const std::vector<std::string>& denoiser_param_names() {
    static const std::vector<std::string> names = [] {
        std::vector<std::string> v;
        wb(v, "time_embedding.linear_1"); wb(v, "time_embedding.linear_2"); wb(v, "emb_proj.1");
        v.push_back("query_pos.pe"); v.push_back("mem_pos.pe");
        wb(v, "encoder.norm");
        for (const auto& p : block_prefixes("encoder")) {
            wb(v, p + ".ca_block.norm"); wb(v, p + ".ca_block.text_norm");
            wb(v, p + ".ca_block.query"); wb(v, p + ".ca_block.key"); wb(v, p + ".ca_block.value");
            styl_names(v, p + ".ca_block.proj_out");
            wb(v, p + ".ffn.linear1"); wb(v, p + ".ffn.linear2");
            styl_names(v, p + ".ffn.proj_out");
            mha_names(v, p + ".sa_block.self_attn");
            wb(v, p + ".sa_block.linear1"); wb(v, p + ".sa_block.linear2");
            wb(v, p + ".sa_block.norm1"); wb(v, p + ".sa_block.norm2");
        }
        for (int i = 0; i < NSKIP; ++i) wb(v, "encoder.linear_blocks." + std::to_string(i));
        return v;
    }();
    return names;
}

const std::vector<std::string>& decoder_param_names() {
    static const std::vector<std::string> names = [] {
        std::vector<std::string> v;
        v.push_back("query_pos_decoder.pe");
        for (const auto& p : block_prefixes("decoder")) {
            mha_names(v, p + ".self_attn"); mha_names(v, p + ".multihead_attn");
            wb(v, p + ".linear1"); wb(v, p + ".linear2");
            wb(v, p + ".norm1"); wb(v, p + ".norm2"); wb(v, p + ".norm3");
        }
        for (int i = 0; i < NSKIP; ++i) wb(v, "decoder.linear_blocks." + std::to_string(i));
        wb(v, "decoder.norm"); wb(v, "final_layer");
        return v;
    }();
    return names;
}

const std::vector<std::string>& encoder_param_names() {
    static const std::vector<std::string> names = [] {
        std::vector<std::string> v;
        v.push_back("global_motion_token"); v.push_back("query_pos_encoder.pe");
        for (const auto& p : block_prefixes("encoder")) {
            mha_names(v, p + ".self_attn");
            wb(v, p + ".linear1"); wb(v, p + ".linear2");
            wb(v, p + ".norm1"); wb(v, p + ".norm2");
        }
        for (int i = 0; i < NSKIP; ++i) wb(v, "encoder.linear_blocks." + std::to_string(i));
        wb(v, "encoder.norm"); wb(v, "skel_embedding");
        return v;
    }();
    return names;
}

int denoiser_time_tables(const DenoiserW& w, const float* sinus, int n, float* tables, float* ws, size_t ws_floats,
                         hipStream_t s) {
    const DenTimeWs t = den_time_layout(ws, n);
    if (ws_floats < t.total) return LADIFF_ERR_WORKSPACE;
    float *h1 = t.h1, *temb = t.temb, *semb = t.semb;
    LADIFF_TRY(launch_gemm(lin(sinus, TEXT_DIM, w.time1, h1, D, n, D, TEXT_DIM, ACT_SILU), s));
    LADIFF_TRY(launch_gemm(lin(h1, D, w.time2, temb, D, n, D, D), s));
    LADIFF_TRY(launch_silu(temb, semb, (size_t)n * D, s));
    for (int l = 0; l < NL; ++l) {
        const DenLayerW& L = w.layer[l];
        float* base = tables + (size_t)l * DEN_LAYER_STRIDE;
        LADIFF_TRY(launch_gemm(lin(semb, D, L.ca_proj.emb, base + DEN_OFF_CA_MOD, DEN_STEP_STRIDE, n, 2 * D, D), s));
        LADIFF_TRY(launch_gemm(lin(semb, D, L.ffn_proj.emb, base + DEN_OFF_FFN_MOD, DEN_STEP_STRIDE, n, 2 * D, D), s));
        LinearW kvw{L.sa_attn.in_w + (size_t)D * D, L.sa_attn.in_b + D};
        LADIFF_TRY(launch_gemm(lin(temb, D, kvw, base + DEN_OFF_TIME_KV, DEN_STEP_STRIDE, n, 2 * D, D), s));
    }
    return 0;
}

static int denoiser_text_cache_general(const DenoiserW& w, const float* text, int B2, int N, float* cache, float* ws, size_t ws_floats,
                                       hipStream_t s) {
    const int R = B2 * N;
    const DenTextWs t = den_text_layout(ws, B2, 1, N);
    if (ws_floats < t.total) return LADIFF_ERR_WORKSPACE;
    const DenTextCache c = den_text_cache_layout(cache, B2, 1, N);
    float *rl = t.rl, *tn = t.tn, *key = t.key, *val = t.val, *tproj = c.tproj, *tkv = c.tkv, *catt = c.catt;
    LADIFF_TRY(launch_relu(text, rl, (size_t)R * TEXT_DIM, s));
    LADIFF_TRY(launch_gemm(lin(rl, TEXT_DIM, w.emb_proj, tproj, D, R, D, TEXT_DIM), s));
    for (int l = 0; l < NL; ++l) {
        const DenLayerW& L = w.layer[l];
        LinearW kvw{L.sa_attn.in_w + (size_t)D * D, L.sa_attn.in_b + D};
        LADIFF_TRY(launch_gemm(lin(tproj, D, kvw, tkv + (size_t)l * R * 2 * D, 2 * D, R, 2 * D, D), s));
        LADIFF_TRY(launch_layernorm(tproj, L.ca_text_norm.g, L.ca_text_norm.b, tn, R, s));
        LADIFF_TRY(launch_gemm(lin(tn, D, L.ca_key, key, D, R, D, D), s));
        LADIFF_TRY(launch_gemm(lin(tn, D, L.ca_value, val, D, R, D, D), s));
        LADIFF_TRY(launch_lca_kv(key, val, B2, N, catt + (size_t)l * B2 * H * DH * DH, s));
    }
    return 0;
}

int denoiser_text_static(const DenoiserW& w, const float* text, int B2, float* cache, float* ws, size_t ws_floats, hipStream_t s) {
    const DenTextWs t = den_text_layout(ws, B2, 0, 1);
    if (ws_floats < t.total) return LADIFF_ERR_WORKSPACE;
    const DenTextCache c = den_text_cache_layout(cache, B2, 0, 1);
    float *rl = t.rl, *tn = t.tn, *tproj = c.tproj, *tkv = c.tkv, *nval = c.nval;
    LADIFF_TRY(launch_relu(text, rl, (size_t)B2 * TEXT_DIM, s));
    LADIFF_TRY(launch_gemm(lin(rl, TEXT_DIM, w.emb_proj, tproj, D, B2, D, TEXT_DIM), s));
    GemmArgs kv[NL], val[NL];
    RowBatch ln;
    for (int l = 0; l < NL; ++l) {
        const DenLayerW& L = w.layer[l];
        LinearW kvw{L.sa_attn.in_w + (size_t)D * D, L.sa_attn.in_b + D};
        kv[l] = lin(tproj, D, kvw, tkv + (size_t)l * B2 * 2 * D, 2 * D, B2, 2 * D, D);
        ln.a[l] = tproj; ln.g[l] = L.ca_text_norm.g; ln.b[l] = L.ca_text_norm.b; ln.y[l] = tn + (size_t)l * B2 * D;
        val[l] = lin(tn + (size_t)l * B2 * D, D, L.ca_value, nval + (size_t)l * B2 * D, D, B2, D, D);
        val[l].ln_g = L.ca_proj.norm.g; val[l].ln_b = L.ca_proj.norm.b;
    }
    LADIFF_TRY(launch_gemm_batch(kv, NL, s));
    LADIFF_TRY(launch_layernorm_batch(ln, NL, B2, s));
    return launch_gemm_batch(val, NL, s);
}

int denoiser_ctab(const DenoiserW& w, const float* tables_lo, int n, float* cache, int B2, float* u, size_t u_floats, hipStream_t s,
                  const DenoiserW* wsp) {
    const int R = B2 + 1;
    const size_t u_all = den_text_layout(nullptr, B2, n, 1).u_floats;
    if (u_floats < u_all / NL) return LADIFF_ERR_WORKSPACE;
    const DenTextCache c = den_text_cache_layout(cache, B2, n, 1);
    const float* nval = c.nval;
    float* ctab = c.ctab;
    if (u_floats >= u_all) {
        RowBatch rb;
        GemmArgs g[NL];
        for (int l = 0; l < NL; ++l) {
            const DenLayerW& L = w.layer[l];
            float* ul = u + (size_t)l * n * R * D;
            rb.a[l] = nval + (size_t)l * B2 * D; rb.g[l] = L.ca_proj.norm.b;
            rb.b[l] = tables_lo + (size_t)l * DEN_LAYER_STRIDE + DEN_OFF_CA_MOD; rb.y[l] = ul;
            g[l] = lin(ul, D, L.ca_proj.out, ctab + (size_t)l * n * R * D, D, n * R, D, D);
            if (wsp != nullptr) { g[l].W = wsp->layer[l].ca_proj.out.w; g[l].split = 1; }
        }
        LADIFF_TRY(launch_ca_table_input_batch(rb, NL, DEN_STEP_STRIDE, n, B2, s, wsp != nullptr ? 1 : 0));
        return launch_gemm_batch(g, NL, s);
    }
    for (int l = 0; l < NL; ++l) {
        const DenLayerW& L = w.layer[l];
        LADIFF_TRY(launch_ca_table_input(nval + (size_t)l * B2 * D, L.ca_proj.norm.b, tables_lo + (size_t)l * DEN_LAYER_STRIDE + DEN_OFF_CA_MOD,
                                         DEN_STEP_STRIDE, n, B2, u, s));
        LADIFF_TRY(launch_gemm(lin(u, D, L.ca_proj.out, ctab + (size_t)l * n * R * D, D, n * R, D, D), s));
    }
    return 0;
}

int denoiser_text_cache(const DenoiserW& w, const float* text, int B2, const float* tables, int n, float* cache,
                        float* ws, size_t ws_floats, hipStream_t s, int ntxt) {
    if (ntxt > 1) return denoiser_text_cache_general(w, text, B2, ntxt, cache, ws, ws_floats, s);
    const DenTextWs t = den_text_layout(ws, B2, n, 1);
    if (ws_floats < t.total) return LADIFF_ERR_WORKSPACE;
    LADIFF_TRY(denoiser_text_static(w, text, B2, cache, ws, ws_floats, s));
    return denoiser_ctab(w, tables, n, cache, B2, t.u, t.u_floats, s, nullptr);
}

^^^^^^^^^^^^^^^^

*Aim of the exercise*. Both the line containing "LADIFF_TRY(launch_layernorm_batch(ln, NL, B2, s));" and the line containing "rb.a[l] = nval" belong in the answer. Print them and every line above that falls between them exactly, and no others.

*Output below*.
    LADIFF_TRY(launch_layernorm_batch(ln, NL, B2, s));
    return launch_gemm_batch(val, NL, s);
}

int denoiser_ctab(const DenoiserW& w, const float* tables_lo, int n, float* cache, int B2, float* u, size_t u_floats, hipStream_t s,
                  const DenoiserW* wsp) {
    const int R = B2 + 1;
    const size_t u_all = den_text_layout(nullptr, B2, n, 1).u_floats;
    if (u_floats < u_all / NL) return LADIFF_ERR_WORKSPACE;
    const DenTextCache c = den_text_cache_layout(cache, B2, n, 1);
    const float* nval = c.nval;
    float* ctab = c.ctab;
    if (u_floats >= u_all) {
        RowBatch rb;
        GemmArgs g[NL];
        for (int l = 0; l < NL; ++l) {
            const DenLayerW& L = w.layer[l];
            float* ul = u + (size_t)l * n * R * D;
            rb.a[l] = nval + (size_t)l * B2 * D; rb.g[l] = L.ca_proj.norm.b;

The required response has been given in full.